[Opening SUPPLIED MATERIAL section]

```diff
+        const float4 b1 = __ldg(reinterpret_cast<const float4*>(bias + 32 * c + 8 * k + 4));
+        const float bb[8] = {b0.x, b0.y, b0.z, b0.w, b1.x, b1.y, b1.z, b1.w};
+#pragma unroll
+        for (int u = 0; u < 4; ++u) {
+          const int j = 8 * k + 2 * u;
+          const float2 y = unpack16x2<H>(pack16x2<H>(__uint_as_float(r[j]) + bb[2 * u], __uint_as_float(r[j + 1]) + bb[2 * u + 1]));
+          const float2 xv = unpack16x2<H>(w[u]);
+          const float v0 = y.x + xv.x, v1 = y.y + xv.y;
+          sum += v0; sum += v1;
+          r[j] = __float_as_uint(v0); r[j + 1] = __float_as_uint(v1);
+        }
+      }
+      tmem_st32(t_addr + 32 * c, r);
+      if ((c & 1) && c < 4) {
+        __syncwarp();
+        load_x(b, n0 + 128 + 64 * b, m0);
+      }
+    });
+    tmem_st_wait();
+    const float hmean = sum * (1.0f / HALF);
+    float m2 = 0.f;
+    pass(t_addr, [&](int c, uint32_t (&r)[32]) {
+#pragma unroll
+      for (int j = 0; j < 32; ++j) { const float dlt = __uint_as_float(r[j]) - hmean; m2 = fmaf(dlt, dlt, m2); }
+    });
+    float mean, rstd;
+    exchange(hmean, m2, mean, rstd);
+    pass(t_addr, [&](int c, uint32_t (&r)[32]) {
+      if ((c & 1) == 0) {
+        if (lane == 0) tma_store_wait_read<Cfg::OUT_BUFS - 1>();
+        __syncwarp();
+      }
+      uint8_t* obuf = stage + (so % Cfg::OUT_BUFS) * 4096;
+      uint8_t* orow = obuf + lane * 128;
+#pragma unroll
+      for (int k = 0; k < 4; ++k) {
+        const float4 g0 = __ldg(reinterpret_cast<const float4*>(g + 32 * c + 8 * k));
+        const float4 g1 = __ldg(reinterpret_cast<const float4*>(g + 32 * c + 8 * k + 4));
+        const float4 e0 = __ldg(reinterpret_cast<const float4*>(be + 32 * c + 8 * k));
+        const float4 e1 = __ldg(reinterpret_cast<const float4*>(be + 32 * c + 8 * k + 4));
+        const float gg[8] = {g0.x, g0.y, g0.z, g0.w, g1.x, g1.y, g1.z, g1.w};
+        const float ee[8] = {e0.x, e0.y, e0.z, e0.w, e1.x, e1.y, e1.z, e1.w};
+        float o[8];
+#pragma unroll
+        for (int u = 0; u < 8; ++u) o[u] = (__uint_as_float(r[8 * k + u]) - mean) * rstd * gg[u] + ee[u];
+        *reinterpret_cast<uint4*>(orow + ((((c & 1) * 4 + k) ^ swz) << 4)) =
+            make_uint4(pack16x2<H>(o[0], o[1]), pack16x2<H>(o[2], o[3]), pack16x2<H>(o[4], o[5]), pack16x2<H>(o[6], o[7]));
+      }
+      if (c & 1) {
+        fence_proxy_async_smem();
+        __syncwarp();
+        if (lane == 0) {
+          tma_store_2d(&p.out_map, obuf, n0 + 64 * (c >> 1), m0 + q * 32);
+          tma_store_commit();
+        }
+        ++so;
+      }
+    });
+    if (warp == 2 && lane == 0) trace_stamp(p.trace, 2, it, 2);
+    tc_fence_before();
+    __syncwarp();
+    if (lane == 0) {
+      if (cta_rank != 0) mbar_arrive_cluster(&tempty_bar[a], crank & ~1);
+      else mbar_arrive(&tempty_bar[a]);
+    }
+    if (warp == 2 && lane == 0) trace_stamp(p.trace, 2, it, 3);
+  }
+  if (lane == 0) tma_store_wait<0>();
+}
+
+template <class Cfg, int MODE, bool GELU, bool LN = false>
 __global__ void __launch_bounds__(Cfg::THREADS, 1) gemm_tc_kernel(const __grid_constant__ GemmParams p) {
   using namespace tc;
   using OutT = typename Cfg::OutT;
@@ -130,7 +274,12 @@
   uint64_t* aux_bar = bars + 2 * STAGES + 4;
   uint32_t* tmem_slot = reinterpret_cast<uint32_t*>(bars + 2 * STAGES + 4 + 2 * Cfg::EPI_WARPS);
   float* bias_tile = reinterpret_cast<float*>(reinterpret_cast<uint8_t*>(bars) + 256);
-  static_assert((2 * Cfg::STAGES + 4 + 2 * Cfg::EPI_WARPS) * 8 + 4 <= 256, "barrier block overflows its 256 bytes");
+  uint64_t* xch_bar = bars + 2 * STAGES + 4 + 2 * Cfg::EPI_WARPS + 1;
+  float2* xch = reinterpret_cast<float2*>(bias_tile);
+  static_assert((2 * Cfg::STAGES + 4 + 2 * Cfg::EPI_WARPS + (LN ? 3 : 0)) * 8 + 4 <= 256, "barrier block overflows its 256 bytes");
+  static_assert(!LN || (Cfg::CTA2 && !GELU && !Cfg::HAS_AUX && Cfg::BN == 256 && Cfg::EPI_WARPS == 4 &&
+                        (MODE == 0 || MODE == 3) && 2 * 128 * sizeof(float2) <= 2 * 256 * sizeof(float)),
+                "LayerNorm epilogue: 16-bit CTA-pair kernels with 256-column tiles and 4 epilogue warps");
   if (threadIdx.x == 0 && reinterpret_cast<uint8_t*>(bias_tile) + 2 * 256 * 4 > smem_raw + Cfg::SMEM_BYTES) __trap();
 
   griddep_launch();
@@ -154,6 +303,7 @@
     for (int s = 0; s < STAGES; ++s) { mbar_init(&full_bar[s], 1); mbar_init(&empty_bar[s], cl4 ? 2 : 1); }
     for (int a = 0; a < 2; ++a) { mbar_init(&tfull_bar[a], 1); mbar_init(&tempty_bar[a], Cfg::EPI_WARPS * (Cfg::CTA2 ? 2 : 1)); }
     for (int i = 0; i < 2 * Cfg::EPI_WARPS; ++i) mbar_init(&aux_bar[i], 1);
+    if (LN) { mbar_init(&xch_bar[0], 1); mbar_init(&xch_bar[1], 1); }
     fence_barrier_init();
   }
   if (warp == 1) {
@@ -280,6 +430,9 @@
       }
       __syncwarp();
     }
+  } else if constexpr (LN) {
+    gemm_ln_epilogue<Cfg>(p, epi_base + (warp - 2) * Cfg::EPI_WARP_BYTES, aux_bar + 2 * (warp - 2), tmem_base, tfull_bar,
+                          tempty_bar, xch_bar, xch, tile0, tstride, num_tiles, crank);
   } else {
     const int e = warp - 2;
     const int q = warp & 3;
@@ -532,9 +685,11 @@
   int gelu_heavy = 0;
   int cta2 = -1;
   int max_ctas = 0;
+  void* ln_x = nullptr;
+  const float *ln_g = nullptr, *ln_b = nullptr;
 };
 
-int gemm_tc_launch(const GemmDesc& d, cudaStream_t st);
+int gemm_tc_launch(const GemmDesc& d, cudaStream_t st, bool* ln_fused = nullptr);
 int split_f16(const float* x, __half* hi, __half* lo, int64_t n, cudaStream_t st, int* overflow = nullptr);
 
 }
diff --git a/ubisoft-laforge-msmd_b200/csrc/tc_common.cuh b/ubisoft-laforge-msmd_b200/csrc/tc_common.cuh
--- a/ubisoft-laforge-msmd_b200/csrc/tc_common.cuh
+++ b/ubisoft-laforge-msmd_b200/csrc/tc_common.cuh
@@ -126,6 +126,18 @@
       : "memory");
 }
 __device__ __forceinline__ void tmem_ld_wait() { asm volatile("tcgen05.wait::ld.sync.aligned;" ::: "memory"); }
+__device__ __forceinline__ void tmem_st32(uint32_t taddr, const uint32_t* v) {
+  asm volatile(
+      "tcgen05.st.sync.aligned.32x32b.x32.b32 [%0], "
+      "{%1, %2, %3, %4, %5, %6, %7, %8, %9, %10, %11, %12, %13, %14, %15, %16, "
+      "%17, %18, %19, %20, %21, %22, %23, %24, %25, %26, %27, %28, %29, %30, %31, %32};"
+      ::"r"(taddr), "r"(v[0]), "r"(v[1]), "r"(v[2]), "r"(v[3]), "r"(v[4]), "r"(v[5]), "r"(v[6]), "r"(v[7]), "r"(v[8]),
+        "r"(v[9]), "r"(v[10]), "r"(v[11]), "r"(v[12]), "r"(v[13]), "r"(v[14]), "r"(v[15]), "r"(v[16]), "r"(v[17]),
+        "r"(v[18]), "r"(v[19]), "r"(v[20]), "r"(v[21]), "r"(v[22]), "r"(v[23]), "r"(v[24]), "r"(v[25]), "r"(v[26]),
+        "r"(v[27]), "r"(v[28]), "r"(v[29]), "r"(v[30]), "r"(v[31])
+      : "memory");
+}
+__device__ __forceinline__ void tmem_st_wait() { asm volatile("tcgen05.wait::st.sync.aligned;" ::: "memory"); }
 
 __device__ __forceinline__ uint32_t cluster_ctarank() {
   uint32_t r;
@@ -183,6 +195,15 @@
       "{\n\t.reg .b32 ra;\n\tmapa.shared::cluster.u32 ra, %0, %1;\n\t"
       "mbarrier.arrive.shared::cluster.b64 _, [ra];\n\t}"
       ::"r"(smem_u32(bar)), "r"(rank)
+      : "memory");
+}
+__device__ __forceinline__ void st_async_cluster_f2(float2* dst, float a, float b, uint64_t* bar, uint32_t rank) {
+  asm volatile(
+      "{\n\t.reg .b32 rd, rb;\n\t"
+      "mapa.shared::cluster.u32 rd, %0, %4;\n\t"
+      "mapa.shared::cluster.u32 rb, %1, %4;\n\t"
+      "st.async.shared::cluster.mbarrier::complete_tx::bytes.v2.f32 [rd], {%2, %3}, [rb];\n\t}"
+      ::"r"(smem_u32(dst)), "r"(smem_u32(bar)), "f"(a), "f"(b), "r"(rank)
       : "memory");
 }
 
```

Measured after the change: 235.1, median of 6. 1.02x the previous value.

[Closing SUPPLIED MATERIAL section]
[Opening SUPPLIED MATERIAL section]

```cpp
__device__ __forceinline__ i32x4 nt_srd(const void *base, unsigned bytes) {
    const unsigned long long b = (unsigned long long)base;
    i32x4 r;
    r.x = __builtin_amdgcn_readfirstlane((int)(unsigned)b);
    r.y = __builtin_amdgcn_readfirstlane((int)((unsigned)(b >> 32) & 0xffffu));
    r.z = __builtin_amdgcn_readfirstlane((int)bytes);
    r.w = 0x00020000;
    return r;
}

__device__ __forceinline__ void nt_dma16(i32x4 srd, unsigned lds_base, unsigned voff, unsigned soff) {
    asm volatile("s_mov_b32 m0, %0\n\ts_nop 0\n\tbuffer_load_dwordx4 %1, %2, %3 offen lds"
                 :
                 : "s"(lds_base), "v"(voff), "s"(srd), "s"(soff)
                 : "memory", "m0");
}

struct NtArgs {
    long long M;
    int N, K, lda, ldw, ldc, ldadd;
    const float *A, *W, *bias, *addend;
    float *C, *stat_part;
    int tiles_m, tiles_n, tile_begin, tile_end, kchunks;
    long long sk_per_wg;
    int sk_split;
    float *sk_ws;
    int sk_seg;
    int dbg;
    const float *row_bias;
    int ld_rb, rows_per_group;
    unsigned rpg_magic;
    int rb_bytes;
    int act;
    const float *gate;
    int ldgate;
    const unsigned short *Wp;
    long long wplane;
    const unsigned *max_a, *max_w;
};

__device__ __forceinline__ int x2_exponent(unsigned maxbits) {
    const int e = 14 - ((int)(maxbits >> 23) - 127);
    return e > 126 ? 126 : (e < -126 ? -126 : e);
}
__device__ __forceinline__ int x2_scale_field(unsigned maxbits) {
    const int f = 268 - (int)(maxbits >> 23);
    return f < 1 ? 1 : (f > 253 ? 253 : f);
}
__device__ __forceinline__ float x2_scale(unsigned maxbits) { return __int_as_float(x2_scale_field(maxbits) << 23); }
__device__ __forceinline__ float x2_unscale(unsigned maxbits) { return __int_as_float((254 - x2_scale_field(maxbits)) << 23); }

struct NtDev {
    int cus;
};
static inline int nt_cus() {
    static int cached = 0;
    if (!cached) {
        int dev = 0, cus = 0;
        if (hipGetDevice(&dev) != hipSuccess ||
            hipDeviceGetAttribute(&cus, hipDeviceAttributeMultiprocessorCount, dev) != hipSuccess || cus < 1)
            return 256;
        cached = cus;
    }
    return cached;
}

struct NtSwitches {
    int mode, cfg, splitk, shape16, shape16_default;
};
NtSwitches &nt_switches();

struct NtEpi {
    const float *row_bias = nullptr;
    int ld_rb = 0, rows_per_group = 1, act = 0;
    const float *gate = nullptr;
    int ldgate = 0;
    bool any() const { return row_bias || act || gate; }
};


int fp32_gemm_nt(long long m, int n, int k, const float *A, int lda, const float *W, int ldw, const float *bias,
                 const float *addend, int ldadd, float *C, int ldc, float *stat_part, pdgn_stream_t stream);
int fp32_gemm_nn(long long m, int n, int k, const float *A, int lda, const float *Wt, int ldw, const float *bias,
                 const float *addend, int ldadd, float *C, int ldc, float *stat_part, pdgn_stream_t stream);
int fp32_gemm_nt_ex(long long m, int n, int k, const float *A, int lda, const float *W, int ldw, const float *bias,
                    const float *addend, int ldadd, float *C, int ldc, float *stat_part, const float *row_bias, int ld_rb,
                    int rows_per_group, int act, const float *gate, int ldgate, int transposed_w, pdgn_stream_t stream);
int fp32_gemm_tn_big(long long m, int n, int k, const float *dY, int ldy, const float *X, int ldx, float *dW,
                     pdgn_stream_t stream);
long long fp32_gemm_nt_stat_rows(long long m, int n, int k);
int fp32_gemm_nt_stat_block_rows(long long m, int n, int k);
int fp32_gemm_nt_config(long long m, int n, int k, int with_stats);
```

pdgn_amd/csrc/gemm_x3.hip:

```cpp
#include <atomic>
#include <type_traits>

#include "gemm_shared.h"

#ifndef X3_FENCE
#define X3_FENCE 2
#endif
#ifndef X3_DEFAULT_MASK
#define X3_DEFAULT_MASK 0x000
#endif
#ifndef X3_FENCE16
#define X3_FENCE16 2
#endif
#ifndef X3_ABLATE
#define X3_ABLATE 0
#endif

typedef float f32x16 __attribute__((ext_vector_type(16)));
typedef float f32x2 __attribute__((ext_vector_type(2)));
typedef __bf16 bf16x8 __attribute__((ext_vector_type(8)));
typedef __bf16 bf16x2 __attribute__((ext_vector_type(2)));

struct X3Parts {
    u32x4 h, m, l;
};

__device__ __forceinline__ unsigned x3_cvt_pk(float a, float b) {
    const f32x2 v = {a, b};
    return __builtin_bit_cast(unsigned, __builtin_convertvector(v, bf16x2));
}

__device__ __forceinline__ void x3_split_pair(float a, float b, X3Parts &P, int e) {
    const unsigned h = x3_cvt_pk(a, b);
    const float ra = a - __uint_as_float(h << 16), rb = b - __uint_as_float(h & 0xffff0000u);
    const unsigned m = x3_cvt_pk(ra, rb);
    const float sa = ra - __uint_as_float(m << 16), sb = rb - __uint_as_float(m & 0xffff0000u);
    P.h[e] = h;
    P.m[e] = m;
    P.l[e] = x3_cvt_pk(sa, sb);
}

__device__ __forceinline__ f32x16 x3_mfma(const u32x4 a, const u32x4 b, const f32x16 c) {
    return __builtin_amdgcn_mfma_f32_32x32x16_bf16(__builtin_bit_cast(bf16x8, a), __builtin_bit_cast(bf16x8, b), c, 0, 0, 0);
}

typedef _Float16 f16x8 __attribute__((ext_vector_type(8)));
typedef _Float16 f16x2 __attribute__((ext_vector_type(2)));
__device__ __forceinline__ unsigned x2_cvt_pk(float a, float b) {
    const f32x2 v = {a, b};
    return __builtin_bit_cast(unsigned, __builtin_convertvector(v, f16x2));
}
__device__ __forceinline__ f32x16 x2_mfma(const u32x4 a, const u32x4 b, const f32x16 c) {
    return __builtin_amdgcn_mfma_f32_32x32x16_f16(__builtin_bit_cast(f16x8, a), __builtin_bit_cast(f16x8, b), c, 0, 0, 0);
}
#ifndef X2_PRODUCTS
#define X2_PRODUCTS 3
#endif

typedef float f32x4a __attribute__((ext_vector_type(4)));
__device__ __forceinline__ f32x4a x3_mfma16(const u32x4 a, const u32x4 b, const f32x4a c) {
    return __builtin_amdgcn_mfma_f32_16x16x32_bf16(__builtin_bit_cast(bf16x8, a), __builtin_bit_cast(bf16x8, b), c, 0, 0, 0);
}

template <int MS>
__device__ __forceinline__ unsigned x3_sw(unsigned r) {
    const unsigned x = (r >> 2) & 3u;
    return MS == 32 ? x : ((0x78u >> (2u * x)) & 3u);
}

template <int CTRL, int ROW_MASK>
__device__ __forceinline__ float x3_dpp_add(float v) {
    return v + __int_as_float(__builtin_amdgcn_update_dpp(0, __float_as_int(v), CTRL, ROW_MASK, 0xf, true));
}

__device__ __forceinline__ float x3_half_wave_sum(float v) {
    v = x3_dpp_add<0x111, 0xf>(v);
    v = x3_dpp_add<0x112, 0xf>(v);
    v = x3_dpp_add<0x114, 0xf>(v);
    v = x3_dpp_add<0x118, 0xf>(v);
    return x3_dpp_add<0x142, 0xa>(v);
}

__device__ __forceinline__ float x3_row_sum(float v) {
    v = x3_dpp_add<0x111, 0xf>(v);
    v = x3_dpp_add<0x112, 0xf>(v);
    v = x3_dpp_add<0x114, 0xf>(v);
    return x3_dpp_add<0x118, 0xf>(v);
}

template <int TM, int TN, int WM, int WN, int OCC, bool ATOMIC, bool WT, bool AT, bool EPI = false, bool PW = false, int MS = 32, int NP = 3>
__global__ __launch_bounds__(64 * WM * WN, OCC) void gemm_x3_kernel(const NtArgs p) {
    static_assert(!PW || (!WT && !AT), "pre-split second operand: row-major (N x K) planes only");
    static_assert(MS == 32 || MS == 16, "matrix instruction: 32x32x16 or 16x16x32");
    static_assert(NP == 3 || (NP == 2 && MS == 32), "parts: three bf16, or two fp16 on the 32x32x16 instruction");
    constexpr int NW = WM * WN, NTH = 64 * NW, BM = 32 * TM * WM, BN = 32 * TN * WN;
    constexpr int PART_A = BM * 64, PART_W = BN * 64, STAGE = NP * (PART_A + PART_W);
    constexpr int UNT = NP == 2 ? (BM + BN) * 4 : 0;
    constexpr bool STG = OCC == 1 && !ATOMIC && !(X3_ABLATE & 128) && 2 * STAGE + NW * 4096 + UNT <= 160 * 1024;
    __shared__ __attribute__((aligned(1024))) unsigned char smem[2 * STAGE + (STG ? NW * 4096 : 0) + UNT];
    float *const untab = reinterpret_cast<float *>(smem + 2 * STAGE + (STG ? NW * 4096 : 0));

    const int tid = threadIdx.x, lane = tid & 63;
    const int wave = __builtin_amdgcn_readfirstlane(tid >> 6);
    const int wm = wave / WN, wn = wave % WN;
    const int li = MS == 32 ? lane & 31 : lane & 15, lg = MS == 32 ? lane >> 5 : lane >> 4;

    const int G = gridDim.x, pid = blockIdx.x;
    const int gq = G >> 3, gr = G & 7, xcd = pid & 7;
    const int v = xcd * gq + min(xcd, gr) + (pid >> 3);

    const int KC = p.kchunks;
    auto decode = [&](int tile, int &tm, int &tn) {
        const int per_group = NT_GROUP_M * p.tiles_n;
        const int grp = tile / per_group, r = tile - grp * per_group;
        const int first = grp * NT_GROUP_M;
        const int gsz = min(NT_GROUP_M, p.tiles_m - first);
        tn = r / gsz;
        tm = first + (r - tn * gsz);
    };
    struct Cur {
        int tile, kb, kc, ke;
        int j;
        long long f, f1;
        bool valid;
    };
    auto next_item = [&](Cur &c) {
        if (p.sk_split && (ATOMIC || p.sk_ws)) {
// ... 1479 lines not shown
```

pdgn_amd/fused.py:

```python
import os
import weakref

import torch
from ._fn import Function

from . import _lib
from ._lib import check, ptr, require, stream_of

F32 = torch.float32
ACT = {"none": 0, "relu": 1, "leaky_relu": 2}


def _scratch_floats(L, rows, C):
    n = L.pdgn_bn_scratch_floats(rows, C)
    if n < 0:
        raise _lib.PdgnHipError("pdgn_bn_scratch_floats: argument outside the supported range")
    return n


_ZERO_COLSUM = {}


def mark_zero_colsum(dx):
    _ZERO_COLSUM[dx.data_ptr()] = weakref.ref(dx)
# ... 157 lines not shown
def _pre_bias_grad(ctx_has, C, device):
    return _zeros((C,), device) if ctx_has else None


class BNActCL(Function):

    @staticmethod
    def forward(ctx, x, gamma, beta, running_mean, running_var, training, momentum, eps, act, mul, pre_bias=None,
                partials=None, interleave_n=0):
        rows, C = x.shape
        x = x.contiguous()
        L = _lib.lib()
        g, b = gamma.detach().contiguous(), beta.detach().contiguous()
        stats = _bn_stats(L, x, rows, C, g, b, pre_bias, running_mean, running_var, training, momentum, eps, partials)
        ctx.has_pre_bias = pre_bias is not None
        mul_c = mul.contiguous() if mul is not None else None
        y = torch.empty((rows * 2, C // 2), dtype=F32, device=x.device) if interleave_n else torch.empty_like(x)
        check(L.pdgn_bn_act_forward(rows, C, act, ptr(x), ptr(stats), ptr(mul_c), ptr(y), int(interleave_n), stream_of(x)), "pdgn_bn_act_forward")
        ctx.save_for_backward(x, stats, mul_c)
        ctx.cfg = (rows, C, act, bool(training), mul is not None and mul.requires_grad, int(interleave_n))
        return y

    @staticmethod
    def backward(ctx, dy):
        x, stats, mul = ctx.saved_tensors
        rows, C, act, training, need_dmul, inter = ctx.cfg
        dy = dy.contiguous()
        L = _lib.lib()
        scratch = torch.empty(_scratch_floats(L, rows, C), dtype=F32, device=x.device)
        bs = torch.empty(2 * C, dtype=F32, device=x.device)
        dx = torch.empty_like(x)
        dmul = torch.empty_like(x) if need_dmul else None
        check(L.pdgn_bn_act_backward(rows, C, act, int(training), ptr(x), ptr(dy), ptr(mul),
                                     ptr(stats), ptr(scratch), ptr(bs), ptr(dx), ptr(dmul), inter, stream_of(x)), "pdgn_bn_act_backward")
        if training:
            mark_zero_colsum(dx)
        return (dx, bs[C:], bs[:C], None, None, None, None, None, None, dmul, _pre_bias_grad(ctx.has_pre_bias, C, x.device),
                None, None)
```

[Closing SUPPLIED MATERIAL section]
[Opening SUPPLIED MATERIAL section]

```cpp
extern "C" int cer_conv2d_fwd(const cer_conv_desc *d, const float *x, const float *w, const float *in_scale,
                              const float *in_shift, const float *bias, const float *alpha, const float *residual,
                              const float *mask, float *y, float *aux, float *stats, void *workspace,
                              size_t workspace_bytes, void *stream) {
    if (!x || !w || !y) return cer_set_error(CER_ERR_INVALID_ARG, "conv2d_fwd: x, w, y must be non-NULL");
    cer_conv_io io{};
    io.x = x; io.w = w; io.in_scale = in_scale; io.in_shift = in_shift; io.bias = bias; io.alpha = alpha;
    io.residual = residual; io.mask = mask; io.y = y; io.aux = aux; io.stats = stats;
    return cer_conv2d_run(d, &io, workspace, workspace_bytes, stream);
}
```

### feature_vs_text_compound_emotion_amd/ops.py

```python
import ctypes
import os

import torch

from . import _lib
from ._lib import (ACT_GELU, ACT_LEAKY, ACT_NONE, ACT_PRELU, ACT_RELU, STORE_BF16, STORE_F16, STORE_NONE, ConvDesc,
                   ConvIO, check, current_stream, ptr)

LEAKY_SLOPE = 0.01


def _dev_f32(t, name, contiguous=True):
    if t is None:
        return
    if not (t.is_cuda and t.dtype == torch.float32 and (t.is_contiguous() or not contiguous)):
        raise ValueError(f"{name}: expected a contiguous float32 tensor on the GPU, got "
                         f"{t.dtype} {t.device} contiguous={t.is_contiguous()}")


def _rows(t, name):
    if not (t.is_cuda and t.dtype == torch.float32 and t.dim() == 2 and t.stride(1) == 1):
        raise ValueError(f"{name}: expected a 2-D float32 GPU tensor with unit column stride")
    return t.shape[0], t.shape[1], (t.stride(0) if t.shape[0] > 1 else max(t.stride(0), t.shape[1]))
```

[Closing SUPPLIED MATERIAL section]

= EXERCISE BRIEF =
Which lines in the data hold the string "overflows"? Copy each of them.

= TASK ANSWER =
-  static_assert((2 * Cfg::STAGES + 4 + 2 * Cfg::EPI_WARPS) * 8 + 4 <= 256, "barrier block overflows its 256 bytes");
+  static_assert((2 * Cfg::STAGES + 4 + 2 * Cfg::EPI_WARPS + (LN ? 3 : 0)) * 8 + 4 <= 256, "barrier block overflows its 256 bytes");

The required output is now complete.